[Data Boundary: Start]
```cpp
#ifdef RC_DIAG_TILE_STAMPS
__device__ uint64_t g_tile_stamp[3 * 8192];
#define RC_TILE_STAMP_BEGIN()                                                   \
    const uint64_t diag_stamp0_ = __builtin_amdgcn_s_memrealtime();             \
    uint64_t diag_done_ = 0
#define RC_TILE_STAMP_TILE() (++diag_done_)
#define RC_TILE_STAMP_END(gw)                                                   \
    do {                                                                        \
        if ((gw) < 8192) {                                                      \
            g_tile_stamp[3 * (gw)] = diag_stamp0_;                              \
            g_tile_stamp[3 * (gw) + 1] = __builtin_amdgcn_s_memrealtime();      \
            g_tile_stamp[3 * (gw) + 2] = diag_done_;                            \
        }                                                                       \
    } while (0)
extern "C" int rc_diag_tile_read(uint64_t *out, uint32_t waves) {
    if (waves > 8192) waves = 8192;
    if (hipMemcpyFromSymbol(out, HIP_SYMBOL(g_tile_stamp), 3 * 8 * (size_t)waves) != hipSuccess) return 1;
    static uint64_t zero[3 * 8192];
    return hipMemcpyToSymbol(HIP_SYMBOL(g_tile_stamp), zero, sizeof zero) != hipSuccess;
}
#else
#define RC_TILE_STAMP_BEGIN() \
    do {                      \
    } while (0)
#define RC_TILE_STAMP_TILE() \
    do {                     \
    } while (0)
#define RC_TILE_STAMP_END(gw) \
    do {                      \
    } while (0)
#endif

#ifdef RC_DIAG_STAMPS
#define RC_DIAG_ONLY(...) __VA_ARGS__
__device__ uint64_t g_diag[4096];
__device__ uint32_t g_diag_n;
#define RC_STAMP(tag)                                                                      \
    do {                                                                                   \
        if (st.diag && (threadIdx.x & 63) == 0 && g_diag_n < 4000) {                       \
            g_diag[g_diag_n++] = ((uint64_t)(tag) << 56) | __builtin_amdgcn_s_memrealtime(); \
        }                                                                                  \
    } while (0)
#define RC_LSTAMP(tag)                                                                     \
    do {                                                                                   \
        if (diag && (threadIdx.x & 63) == 0 && g_diag_n < 4000) {                          \
            g_diag[g_diag_n++] = ((uint64_t)(tag) << 56) | __builtin_amdgcn_s_memrealtime(); \
        }                                                                                  \
    } while (0)
extern "C" int rc_diag_read(uint64_t *out, uint32_t cap, uint32_t *n) {
    uint32_t k = 0;
    if (hipMemcpyFromSymbol(&k, HIP_SYMBOL(g_diag_n), 4) != hipSuccess) return 1;
    if (k > cap) k = cap;
    if (k && hipMemcpyFromSymbol(out, HIP_SYMBOL(g_diag), k * 8) != hipSuccess) return 1;
    *n = k;
    const uint32_t z = 0;
    return hipMemcpyToSymbol(HIP_SYMBOL(g_diag_n), &z, 4) != hipSuccess;
}
#else
#define RC_DIAG_ONLY(...)
#define RC_STAMP(tag) \
    do {              \
    } while (0)
#define RC_LSTAMP(tag) \
    do {               \
    } while (0)
#endif
```

### replicat_amd/csrc/kernels.hip

```cpp
#include <hip/hip_runtime.h>
#include <stdint.h>

#include "gclmul.h"
#include "diag.h"

using namespace rc;

namespace {

thread_local char g_launch_err[256];

typedef uint32_t u32x4 __attribute__((ext_vector_type(4)));
typedef __attribute__((address_space(1))) const u32x4 gu32x4;
typedef __attribute__((address_space(1))) const uint32_t gu32;

constexpr int kStreamAux = RC_DIAG_STREAM_AUX;

__device__ __forceinline__ __amdgpu_buffer_rsrc_t tile_rsrc(const uint8_t *base,
                                                             uint32_t bytes = 0xffffffffu) {
    return __builtin_amdgcn_make_buffer_rsrc(const_cast<uint8_t *>(base), 0, bytes, 0x00020000);
}
__device__ __forceinline__ u32x4 ring_load(__amdgpu_buffer_rsrc_t r, uint32_t lane_off, int it) {
    return __builtin_amdgcn_raw_buffer_load_b128(r, lane_off, it * 1024, kStreamAux);
}

__device__ __forceinline__ uint32_t lane_id() { return threadIdx.x & 63; }

__device__ __forceinline__ uint32_t max3_u32(uint32_t a, uint32_t b, uint32_t c) {
    uint32_t r;
    asm("v_max3_u32 %0, %1, %2, %3" : "=v"(r) : "v"(a), "v"(b), "v"(c));
    return r;
}


__device__ __forceinline__ uint64_t lane_u64(uint64_t v, int l) {
    const uint32_t lo = (uint32_t)__builtin_amdgcn_readlane((uint32_t)v, l);
    const uint32_t hi = (uint32_t)__builtin_amdgcn_readlane((uint32_t)(v >> 32), l);
    return ((uint64_t)hi << 32) | lo;
}

typedef __attribute__((address_space(4))) const uint64_t cu64;
__device__ __forceinline__ uint64_t sload(const uint64_t *p) { return *(cu64 *)(p); }
__device__ __forceinline__ const uint8_t *sload_ptr(const uint8_t *const *p) {
    return reinterpret_cast<const uint8_t *>(sload(reinterpret_cast<const uint64_t *>(p)));
}

__device__ __forceinline__ uint32_t ld_u32(const uint8_t *p) {
    return *(gu32 *)(p);
}
__device__ __forceinline__ gu32x4 *as_global_x4(const uint8_t *p) { return (gu32x4 *)(p); }

__device__ __forceinline__ uint64_t full_key(const uint64_t *__restrict__ tl,
                                             const uint64_t *__restrict__ th, uint32_t wlo,
                                             uint32_t whi) {
    return tl[wlo & 255] ^ tl[256 + ((wlo >> 8) & 255)] ^ tl[512 + ((wlo >> 16) & 255)] ^
           tl[768 + (wlo >> 24)] ^ th[whi & 255] ^ th[256 + ((whi >> 8) & 255)] ^
           th[512 + ((whi >> 16) & 255)] ^ th[768 + (whi >> 24)];
}

template <int kCtrl, int kRowMask>
__device__ __forceinline__ uint64_t dpp_u64(uint64_t v) {
    const uint32_t lo = (uint32_t)__builtin_amdgcn_update_dpp((int)(uint32_t)v, (int)(uint32_t)v,
                                                              kCtrl, kRowMask, 0xf, false);
    const uint32_t hi = (uint32_t)__builtin_amdgcn_update_dpp((int)(uint32_t)(v >> 32),
                                                              (int)(uint32_t)(v >> 32), kCtrl,
                                                              kRowMask, 0xf, false);
    return ((uint64_t)hi << 32) | lo;
}

template <int kCtrl, int kRowMask>
__device__ __forceinline__ void best_step(uint64_t &k, uint64_t &j) {
    const uint64_t ko = dpp_u64<kCtrl, kRowMask>(k), jo = dpp_u64<kCtrl, kRowMask>(j);
    if (ko > k || (ko == k && jo < j)) {
        k = ko;
        j = jo;
    }
}

__device__ __forceinline__ void wave_best(uint64_t &k, uint64_t &j) {
    best_step<0x111, 0xf>(k, j);
    best_step<0x112, 0xf>(k, j);
    best_step<0x114, 0xf>(k, j);
    best_step<0x118, 0xf>(k, j);
    best_step<0x142, 0xa>(k, j);
    best_step<0x143, 0xc>(k, j);
    k = lane_u64(k, 63);
    j = lane_u64(j, 63);
}


__shared__ __attribute__((aligned(16))) uint32_t s_tile_lds[kTileLdsBytes / 4];

__device__ __forceinline__ uint32_t pf_lds(uint32_t byte_addr) {
    return *reinterpret_cast<const uint32_t *>(reinterpret_cast<const char *>(s_tile_lds) +
                                               byte_addr);
}

__device__ __forceinline__ void pf_addrs(uint32_t w, uint32_t lb_a, uint32_t lb_b, uint32_t *a) {
    a[0] = __builtin_amdgcn_perm(w, lb_a, 0x0c020400u);
    a[1] = __builtin_amdgcn_perm(w, lb_a, 0x0c020500u) + 128;
    a[2] = __builtin_amdgcn_perm(w, lb_b, 0x0c020600u);
    a[3] = __builtin_amdgcn_perm(w, lb_b, 0x0c020700u) + 128;
}
__device__ __forceinline__ uint32_t pf_gather(const uint32_t *a) {
    return __builtin_amdgcn_bitop3_b32(pf_lds(a[0]), pf_lds(a[1]), pf_lds(a[2]), 0x96) ^ pf_lds(a[3]);
}

__device__ __forceinline__ uint32_t pf_entry(uint32_t w, uint32_t lb_a, uint32_t lb_b) {
    const uint32_t a0 = __builtin_amdgcn_perm(w, lb_a, 0x0c020400u);
    const uint32_t a1 = __builtin_amdgcn_perm(w, lb_a, 0x0c020500u);
    const uint32_t a2 = __builtin_amdgcn_perm(w, lb_b, 0x0c020600u);
    const uint32_t a3 = __builtin_amdgcn_perm(w, lb_b, 0x0c020700u);
    return pf_lds(a0) ^ pf_lds(a1 + 128) ^ pf_lds(a2) ^ pf_lds(a3 + 128);
}

__shared__ __attribute__((aligned(16))) uint32_t s_chain_lds[1024 + 4096];

__device__ __forceinline__ uint32_t pfc_entry(const uint32_t *pf, uint32_t w) {
    return pf[w & 255] ^ pf[256 + ((w >> 8) & 255)] ^ pf[512 + ((w >> 16) & 255)] ^
           pf[768 + (w >> 24)];
}

__device__ __forceinline__ void stage_chain_tables(const KeyTables *tab) {
    const uint32_t nt = blockDim.x;
    const uint32_t *gpf = &tab->pf[0][0];
    for (uint32_t i = threadIdx.x; i < 1024u; i += nt) s_chain_lds[i] = gpf[i];
    uint64_t *full = reinterpret_cast<uint64_t *>(s_chain_lds + 1024);
    const uint64_t *gfull = &tab->tl[0][0];
    for (uint32_t i = threadIdx.x; i < 2048u; i += nt) full[i] = gfull[i];
    __syncthreads();
}

__device__ __forceinline__ void take_best(uint64_t k, uint64_t j, uint64_t &bk, uint64_t &bj) {
    if (k > bk || (k == bk && j < bj)) {
        bk = k;
        bj = j;
    }
}

constexpr int kScanUnroll = 16;
#ifndef RC_CHAIN_SCAN_UNROLL
#define RC_CHAIN_SCAN_UNROLL 4
#endif
constexpr int kChainScanUnroll = RC_CHAIN_SCAN_UNROLL;

template <int kScanUnroll>
__device__ __forceinline__ void scan_ranges(const uint64_t *tl, const uint64_t *th,
                                            const uint8_t *base, uint64_t a0, uint64_t b0,
                                            uint64_t a1, uint64_t b1, uint64_t &bk,
                                            uint64_t &bj) {
    const bool e0 = a0 <= b0, e1 = a1 <= b1;
    if (!e0 && !e1) return;
    if (!e0) a0 = b0 = a1;
    if (!e1) a1 = b1 = a0;
    const uint64_t lane = lane_id();
    for (uint64_t r = 0;; r += 64 * kScanUnroll) {
        const bool live0 = e0 && a0 + r <= b0, live1 = e1 && a1 + r <= b1;
// ... 1560 lines not shown
            for (int k = 0; k < kLaneTasks; ++k) {
                if (k == 0 && first) continue;
                task(jq[k], ra[k], rb[k]);
                lq_load(base, jq[k], ra[k], rb[k], x[k]);
            }
            const uint32_t t16 = (uint32_t)(bk >> 48);
            LaneCand c[kLaneTasks];
#pragma unroll
            for (int k = 0; k < kLaneTasks; ++k) c[k] = lq_scan(pf, x[k], jq[k], ra[k], rb[k], t16);
#pragma unroll
            for (int k = 0; k < kLaneTasks; k += 2)
                lq_fold(tl, th, base, c[k], jq[k], ra[k], rb[k], c[k + 1], jq[k + 1], ra[k + 1],
                        rb[k + 1], bk, bj);
            first = false;
            RC_LSTAMP(3);
        }
        RC_LSTAMP(4);

#pragma unroll 1
        for (int r = 0; r < 2; ++r) {
            const uint32_t sv = r == 0 ? +sc0 : +sc1;
            const uint32_t te = r == 0 ? +te0 : +te1, ra = r == 0 ? +a0 : +a1, rb = r == 0 ? +b0 : +b1;
            uint32_t sa = 1, sb = 0;
            if (sv) {
                const uint32_t qlo = (uint32_t)__builtin_ctz(sv), qhi = 31u - (uint32_t)__builtin_clz(sv);
                sa = max(ra, te * kTileKeys + qlo * kGroupKeys);
                sb = min(rb, te * kTileKeys + (qhi + 1) * kGroupKeys - 1);
            }
            for (uint64_t m = __ballot(sa <= sb); m; m &= m - 1) {
                const int l = __builtin_ctzll(m);
                const uint32_t la = (uint32_t)__builtin_amdgcn_readlane(sa, l);
                const uint32_t lb = (uint32_t)__builtin_amdgcn_readlane(sb, l);
                const uint8_t *lbase = reinterpret_cast<const uint8_t *>(lane_u64((uint64_t)base, l));
                uint64_t ek = 0, ej = ~0ull;
                scan_range<kGroupKeys / 64>(tl, th, lbase, la, lb, ek, ej);
                wave_best(ek, ej);
                if (lane == (uint32_t)l && ek != 0) take_best32(ek, (uint32_t)ej, bk, bj);
                RC_LSTAMP(5);
            }
        }
        RC_LSTAMP(6);

        if (walking) {
            int kind = kStepStop;
            uint64_t c1 = 0, c2 = 0;
            if (argmax) {
                uint32_t idx = bk > 0 ? 4u * (bj - s4) : 0u;
                if (idx < minl) idx = (minl + 3) & ~3u;
                if (idx != 0) {
                    c1 = pos + idx;
                    kind = kStepCut;
                }
            }
            if (kind != kStepCut && !prm.open && !(argmax && rem >= 2ull * maxl)) {
                uint64_t c;
                if (rem <= maxl) c = rem;
                else if (rem < (uint64_t)maxl + minl) c = rem / 2;
                else c = maxl;
                if (c != 0) {
                    c1 = pos + c;
                    kind = kStepTail1;
                    if (c < rem) {
                        c2 = L;
                        kind = kStepTail2;
                    }
                }
            }
            if (kind != kStepStop) {
                if (n < cap) out[n++] = c1;
                else overflow = true;
                if (kind == kStepTail2) {
                    if (n < cap) out[n++] = c2;
                    else overflow = true;
                }
            }
            if (kind != kStepCut || overflow) walking = false;
            pos = c1;
            if (pos >= L || n >= prm.max_steps) walking = false;
        }
    }
    if (mine) counts[s] = overflow ? -1 : (int64_t)n;
}
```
[Data Boundary: End]
#### Activity
Your answer must be every line from the entries that contains the string "constexpr", copied as it stands.

#### Written response
constexpr int kStreamAux = RC_DIAG_STREAM_AUX;
constexpr int kScanUnroll = 16;
constexpr int kChainScanUnroll = RC_CHAIN_SCAN_UNROLL;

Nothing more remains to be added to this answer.